Sean khawatir dan juga bingung karena keberadaannya disini. Irene mengerjap tersadar dan balik menatapnya dengan sendu, kosong seperti tersesat. Air mata itu membuat dada Sean terenyuh sesak. Ia tidak bisa lagi membuat senyum di wajah Irene saat berada di dekatnya. Sean menyesal dan sangat ingin untuk menenangkannya dalam pelukan. "Irene..."

"Tuan Sean.." panggilan Dokter John menyadarkan mereka. "Maaf Tuan Sean, tapi dia tidak bisa lagi bertahan." ia menggeleng kepada Sean setelah memeriksa nadi Wendy dan memastikan kematiannya.

Waktunya sudah tiba.
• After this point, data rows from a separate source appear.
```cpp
__device__ __forceinline__ float wave_sum(float v) {
#pragma unroll
    for (int o = 32; o > 0; o >>= 1) v += __shfl_xor(v, o);
    return v;
}
__device__ __forceinline__ float wave_max(float v) {
#pragma unroll
    for (int o = 32; o > 0; o >>= 1) v = fmaxf(v, __shfl_xor(v, o));
    return v;
}

__device__ __forceinline__ int xcd_remap(int bid, int nwg) {
    const int q = nwg >> 3, r = nwg & 7, xcd = bid & 7, idx = bid >> 3;
    const int base = (xcd < r) ? xcd * (q + 1) : r * (q + 1) + (xcd - r) * q;
    return base + idx;
}
```

arxiv_rag_amd/csrc/encoder.hip:

```cpp
#include <math.h>
#include <stdlib.h>
#include <string.h>

#include <mutex>
#include <vector>

#include "arx_common.h"
#include "encoder_kernels.h"
#include "gemm.h"
#include "gemm8.h"
#include "gemm_small.h"

extern "C" int32_t arx_mpnet_bucket(int32_t rel, int32_t num_buckets, int32_t max_distance) {
    int n = -rel;
    const int nb = num_buckets / 2;
    int ret = 0;
    if (n < 0) { ret = nb; n = -n; }
    const int max_exact = nb / 2;
    if (n < max_exact) return ret + n;
    int v = max_exact + (int)floor(log((double)n / max_exact) / log((double)max_distance / max_exact) * (nb - max_exact) + 1e-6);
    if (v > nb - 1) v = nb - 1;
    return ret + v;
}

struct arx_encoder {
    arx_encoder_config cfg;
    arx_encoder_weights w;
    std::vector<arx_layer_weights> layers;
    int max_tokens, max_seqs, tok_pad;
    char* ws = nullptr;
    int64_t ws_bytes = 0;
    int32_t* cu = nullptr;
    uint16_t *x = nullptr, *x1 = nullptr, *qkv = nullptr, *ctx = nullptr, *y = nullptr, *hbuf = nullptr;
    float* bias_tbl = nullptr;
    uint16_t* tap = nullptr;
    int tap_layer = -1;
    int ln_fold = 1;
    char* fold_ws = nullptr;
    std::vector<uint16_t*> wqkv_f, wfc1_f;
    std::vector<float*> s_qkv, c_qkv, s_fc1, c_fc1;
    float *st1_sum = nullptr, *st1_sq = nullptr, *st2_sum = nullptr, *st2_sq = nullptr;
    float *part_s = nullptr, *part_q = nullptr;
    int variant = ARX_GEMM_DEFAULT;
    int low_latency = 0;
    float* small_ws = nullptr;
    int attn_variant = ARX_ATTN_TRANSPOSED;
    int attn_dev_word = 0;
    unsigned long long* attn_stamps = nullptr;
    arx_pair_head pair{};
    int has_pair = 0;
    float* cls_ws = nullptr;
};

struct WsLayout {
    int64_t cu, x, x1, qkv, ctx, y, hbuf, bias, stats, total;
};
static WsLayout ws_layout(const arx_encoder_config& c, int max_tokens, int max_seqs) {
    const int64_t tp = round_up64(max_tokens, 256);
    WsLayout l;
    int64_t o = 0;
    auto take = [&](int64_t bytes) { int64_t r = o; o += round_up64(bytes, 256); return r; };
    l.cu = take((int64_t)(max_seqs + 1) * 4);
    l.x = take(tp * c.hidden * 2);
    l.x1 = take(tp * c.hidden * 2);
    l.qkv = take(tp * c.hidden * 3 * 2);
    l.ctx = take(tp * c.hidden * 2);
    l.y = take(tp * c.hidden * 2);
    l.hbuf = take(tp * c.ffn * 2);
    l.bias = take((int64_t)c.heads * ARX_BIAS_ROW * 4);
    l.stats = take(tp * 4 * 4 + 2 * (int64_t)(c.hidden / 64) * tp * 4);
    l.total = o;
    return l;
}

static int check_cfg(const arx_encoder_config* c) {
    ARX_REQUIRE(c != nullptr, "cfg is null");
    ARX_REQUIRE(c->arch == ARX_ARCH_MPNET || c->arch == ARX_ARCH_BERT, "unknown arch %d", c->arch);
    ARX_REQUIRE(c->hidden > 0 && c->hidden % 64 == 0 && c->hidden <= 1024, "hidden=%d must be a multiple of 64, <= 1024", c->hidden);
    ARX_REQUIRE(c->heads > 0 && c->hidden % c->heads == 0, "hidden %% heads != 0");
    const int dh = c->hidden / c->heads;
    ARX_REQUIRE(dh == 32 || dh == 64, "head_dim=%d unsupported (32 or 64)", dh);
    ARX_REQUIRE(c->ffn > 0 && c->ffn % 64 == 0, "ffn=%d must be a multiple of 64", c->ffn);
    ARX_REQUIRE(c->layers > 0 && c->vocab_size > 0 && c->max_pos > 0, "bad layers/vocab/max_pos");
    ARX_REQUIRE(c->pool == ARX_POOL_MEAN || c->pool == ARX_POOL_CLS, "unknown pool %d", c->pool);
    return ARX_OK;
}

extern "C" int64_t arx_encoder_workspace_bytes(const arx_encoder_config* cfg, int32_t max_tokens, int32_t max_seqs) {
    if (check_cfg(cfg) != ARX_OK || max_tokens <= 0 || max_seqs <= 0) return -1;
    return ws_layout(*cfg, max_tokens, max_seqs).total;
}

static int check_options(const arx_encoder_options* o) {
    if (!o) return ARX_OK;
    ARX_REQUIRE(o->struct_bytes == (int32_t)sizeof(arx_encoder_options), "arx_encoder_options: struct_bytes=%d, this library expects %d",
                o->struct_bytes, (int)sizeof(arx_encoder_options));
    const int g = o->gemm_schedule, a = o->attn_kernel;
    bool gemm_ok = g == 0 || g == ARX_GEMM_DEFAULT || g == ARX_GEMM_PER_TILE || g == ARX_GEMM_PERSISTENT || g == ARX_GEMM_2STAGE || g == ARX_GEMM_TILE_128;
    bool attn_ok = a == 0 || a == ARX_ATTN_TRANSPOSED || a == ARX_ATTN_STAGED;
#ifdef ARX_DEV_VARIANTS
    gemm_ok = gemm_ok || g == 1 || g == 2 || g == 3 || g == 4 || g == 15 || g == 33 || g == 34;
    attn_ok = attn_ok || a == ARX_ATTN_RING || a == ARX_ATTN_RING16;
#endif
    ARX_REQUIRE(gemm_ok, "arx_encoder_options.gemm_schedule=%d is not a whole-forward GEMM schedule of this build (ARX_GEMM_* in arx.h)", g);
    ARX_REQUIRE(attn_ok, "arx_encoder_options.attn_kernel=%d is not an attention kernel of this build (ARX_ATTN_* in arx.h)", a);
    ARX_REQUIRE((o->flags & ~ARX_ENC_EXPLICIT_LAYERNORM) == 0, "arx_encoder_options.flags=0x%x has unknown bits", o->flags);
    return ARX_OK;
}

extern "C" int32_t arx_encoder_create(const arx_encoder_config* cfg, const arx_encoder_weights* w, int32_t max_tokens,
                                      int32_t max_seqs, arx_encoder** out) {
    return arx_encoder_create_opt(cfg, w, max_tokens, max_seqs, nullptr, out);
}

extern "C" int32_t arx_encoder_create_opt(const arx_encoder_config* cfg, const arx_encoder_weights* w, int32_t max_tokens,
                                          int32_t max_seqs, const arx_encoder_options* opt, arx_encoder** out) {
    int rc = check_cfg(cfg);
    if (rc != ARX_OK) return rc;
    if ((rc = check_options(opt)) != ARX_OK) return rc;
    ARX_REQUIRE(w && out, "null weights/out");
    ARX_REQUIRE(max_tokens > 0 && max_seqs > 0, "max_tokens/max_seqs must be positive");
    ARX_REQUIRE(w->word_emb && w->pos_emb && w->emb_ln_g && w->emb_ln_b && w->layers, "missing embedding weights");
    ARX_REQUIRE(cfg->arch != ARX_ARCH_BERT || w->type_emb, "BERT needs type_emb");
    ARX_REQUIRE(cfg->arch != ARX_ARCH_MPNET || w->rel_bias, "MPNet needs rel_bias");
    for (int i = 0; i < cfg->layers; ++i) {
        const arx_layer_weights& L = w->layers[i];
        ARX_REQUIRE(L.w_qkv && L.b_qkv && L.w_o && L.b_o && L.ln1_g && L.ln1_b && L.w_fc1 && L.b_fc1 && L.w_fc2 &&
                        L.b_fc2 && L.ln2_g && L.ln2_b, "layer %d: missing weights", i);
    }
    arx_encoder* h = new arx_encoder();
    auto fail = [&](int code) {
        if (h->ws) (void)hipFree(h->ws);
        if (h->fold_ws) (void)hipFree(h->fold_ws);
        delete h;
        return code;
    };
    h->cfg = *cfg;
    h->w = *w;
    h->layers.assign(w->layers, w->layers + cfg->layers);
    h->w.layers = h->layers.data();
    h->max_tokens = max_tokens;
    h->max_seqs = max_seqs;
    h->tok_pad = (int)round_up64(max_tokens, 256);
    if (opt && opt->gemm_schedule) h->variant = opt->gemm_schedule;
    if (opt && opt->attn_kernel) h->attn_variant = opt->attn_kernel;
    h->ln_fold = !(opt && (opt->flags & ARX_ENC_EXPLICIT_LAYERNORM));
    const WsLayout l = ws_layout(*cfg, max_tokens, max_seqs);
    hipError_t he = hipMalloc((void**)&h->ws, l.total);
    if (he != hipSuccess) {
        arx_set_error("hipMalloc(%lld bytes workspace): %s", (long long)l.total, hipGetErrorString(he));
        h->ws = nullptr;
        return fail(ARX_ERR_HIP);
    }
    h->ws_bytes = l.total;
    (void)hipMemset(h->ws, 0, l.total);
    h->cu = (int32_t*)(h->ws + l.cu);
    h->x = (uint16_t*)(h->ws + l.x);
    h->x1 = (uint16_t*)(h->ws + l.x1);
    h->qkv = (uint16_t*)(h->ws + l.qkv);
    h->ctx = (uint16_t*)(h->ws + l.ctx);
    h->y = (uint16_t*)(h->ws + l.y);
    h->hbuf = (uint16_t*)(h->ws + l.hbuf);
    h->bias_tbl = (float*)(h->ws + l.bias);
    {
        const int64_t tp = round_up64(max_tokens, 256);
        float* st = (float*)(h->ws + l.stats);
        h->st1_sum = st; h->st1_sq = st + tp; h->st2_sum = st + 2 * tp; h->st2_sq = st + 3 * tp;
        h->part_s = st + 4 * tp; h->part_q = h->part_s + (int64_t)(cfg->hidden / 64) * tp;
    }
    if (h->ln_fold) {
        const int64_t H = cfg->hidden, F = cfg->ffn, Lc = cfg->layers;
        const int64_t per = round_up64(3 * H * H * 2, 256) + round_up64(F * H * 2, 256) + 2 * round_up64(3 * H * 4, 256) + 2 * round_up64(F * 4, 256);
        he = hipMalloc((void**)&h->fold_ws, per * Lc);
        if (he != hipSuccess) {
            arx_set_error("hipMalloc(folded weights): %s", hipGetErrorString(he));
            h->fold_ws = nullptr;
            return fail(ARX_ERR_HIP);
        }
        char* pws = h->fold_ws;
        auto takep = [&](int64_t bytes) { char* r = pws; pws += round_up64(bytes, 256); return r; };
        for (int i = 0; i < Lc; ++i) {
            const arx_layer_weights& L = h->layers[i];
            uint16_t* wq = (uint16_t*)takep(3 * H * H * 2); uint16_t* w1 = (uint16_t*)takep(F * H * 2);
            float* sq = (float*)takep(3 * H * 4); float* cq = (float*)takep(3 * H * 4);
            float* s1 = (float*)takep(F * 4); float* c1 = (float*)takep(F * 4);
            h->wqkv_f.push_back(wq); h->wfc1_f.push_back(w1);
            h->s_qkv.push_back(sq); h->c_qkv.push_back(cq); h->s_fc1.push_back(s1); h->c_fc1.push_back(c1);
            fold_ln_kernel<<<cdiv(F, 4), 256>>>((const uint16_t*)L.w_fc1, L.ln1_g, L.ln1_b, L.b_fc1, w1, s1, c1, (int)F, (int)H);
            if (i > 0) {
                const arx_layer_weights& P = h->layers[i - 1];
                fold_ln_kernel<<<cdiv(3 * H, 4), 256>>>((const uint16_t*)L.w_qkv, P.ln2_g, P.ln2_b, L.b_qkv, wq, sq, cq, (int)(3 * H), (int)H);
            }
        }
        he = hipDeviceSynchronize();
        if (he != hipSuccess) {
            arx_set_error("fold_ln_kernel: %s", hipGetErrorString(he));
            return fail(ARX_ERR_HIP);
        }
    }
    if (cfg->arch == ARX_ARCH_MPNET) {
        std::vector<float> rb((size_t)cfg->rel_buckets * cfg->heads);
        he = hipMemcpy(rb.data(), w->rel_bias, rb.size() * 4, hipMemcpyDeviceToHost);
        if (he != hipSuccess) {
            arx_set_error("copy rel_bias: %s", hipGetErrorString(he));
            return fail(ARX_ERR_HIP);
        }
        std::vector<float> tbl((size_t)cfg->heads * ARX_BIAS_ROW);
        const float log2e = 1.4426950408889634f;
        for (int d = -ARX_BIAS_CENTER; d <= ARX_BIAS_CENTER; ++d) {
            const int bk = arx_mpnet_bucket(d, cfg->rel_buckets, cfg->rel_max_distance);
            for (int hd = 0; hd < cfg->heads; ++hd)
                tbl[(size_t)hd * ARX_BIAS_ROW + d + ARX_BIAS_CENTER] = rb[(size_t)bk * cfg->heads + hd] * log2e;
        }
        he = hipMemcpy(h->bias_tbl, tbl.data(), tbl.size() * 4, hipMemcpyHostToDevice);
        if (he != hipSuccess) {
            arx_set_error("upload bias table: %s", hipGetErrorString(he));
            return fail(ARX_ERR_HIP);
        }
    }
    *out = h;
    return ARX_OK;
}
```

Dokter dan beberapa suster terdiam berduka. Sean tertegun mendengar berita itu. Sejenak ia tidak bisa berpikir. Wanita yang ia sayangi sebagai saudara kandung itu sudah pergi untuk selamanya. Mereka bahkan belum bicara dan Wendy yang tidak sempat berpamitan dan melihat wajah putrinya untuk terakhir kali. Irene memperhatikannya diam-diam. Entah apa yang ada dipikiran Sean sekarang tapi entah kenapa ia juga ingin tau itu. Apa Sean bersedih? Tangisan sedih dari gadis kecil yang terus memanggil ibunya itu menarik perhatian Irene selanjutnya. Ia menoleh pada Lara dan Irene kecil di sudut ruang, berpelukan menguatkan satu sama lain.

Sean melangkahkan kakinya kemudian duduk ditepi ranjang perlahan, menatap sendu wajah Wendy yang pucat.

"Jangan khawatir..." gumamnya. Sean mengecup kening Wendy untuk yang terakhir kalinya. Irene menunduk. Setelah semua yang terjadi, hatinya masih tidak bisa terima jika Sean melakukan hal-hal manis kepada wanita lain. Masih merasa dikhianati. Bahkan pada wanita yang sudah mati? Irene menarik nafas dalam karena perasaannya. Ia bisa gila. "...aku akan menjaga Irene." ia berjanji sambil tersenyum kecil.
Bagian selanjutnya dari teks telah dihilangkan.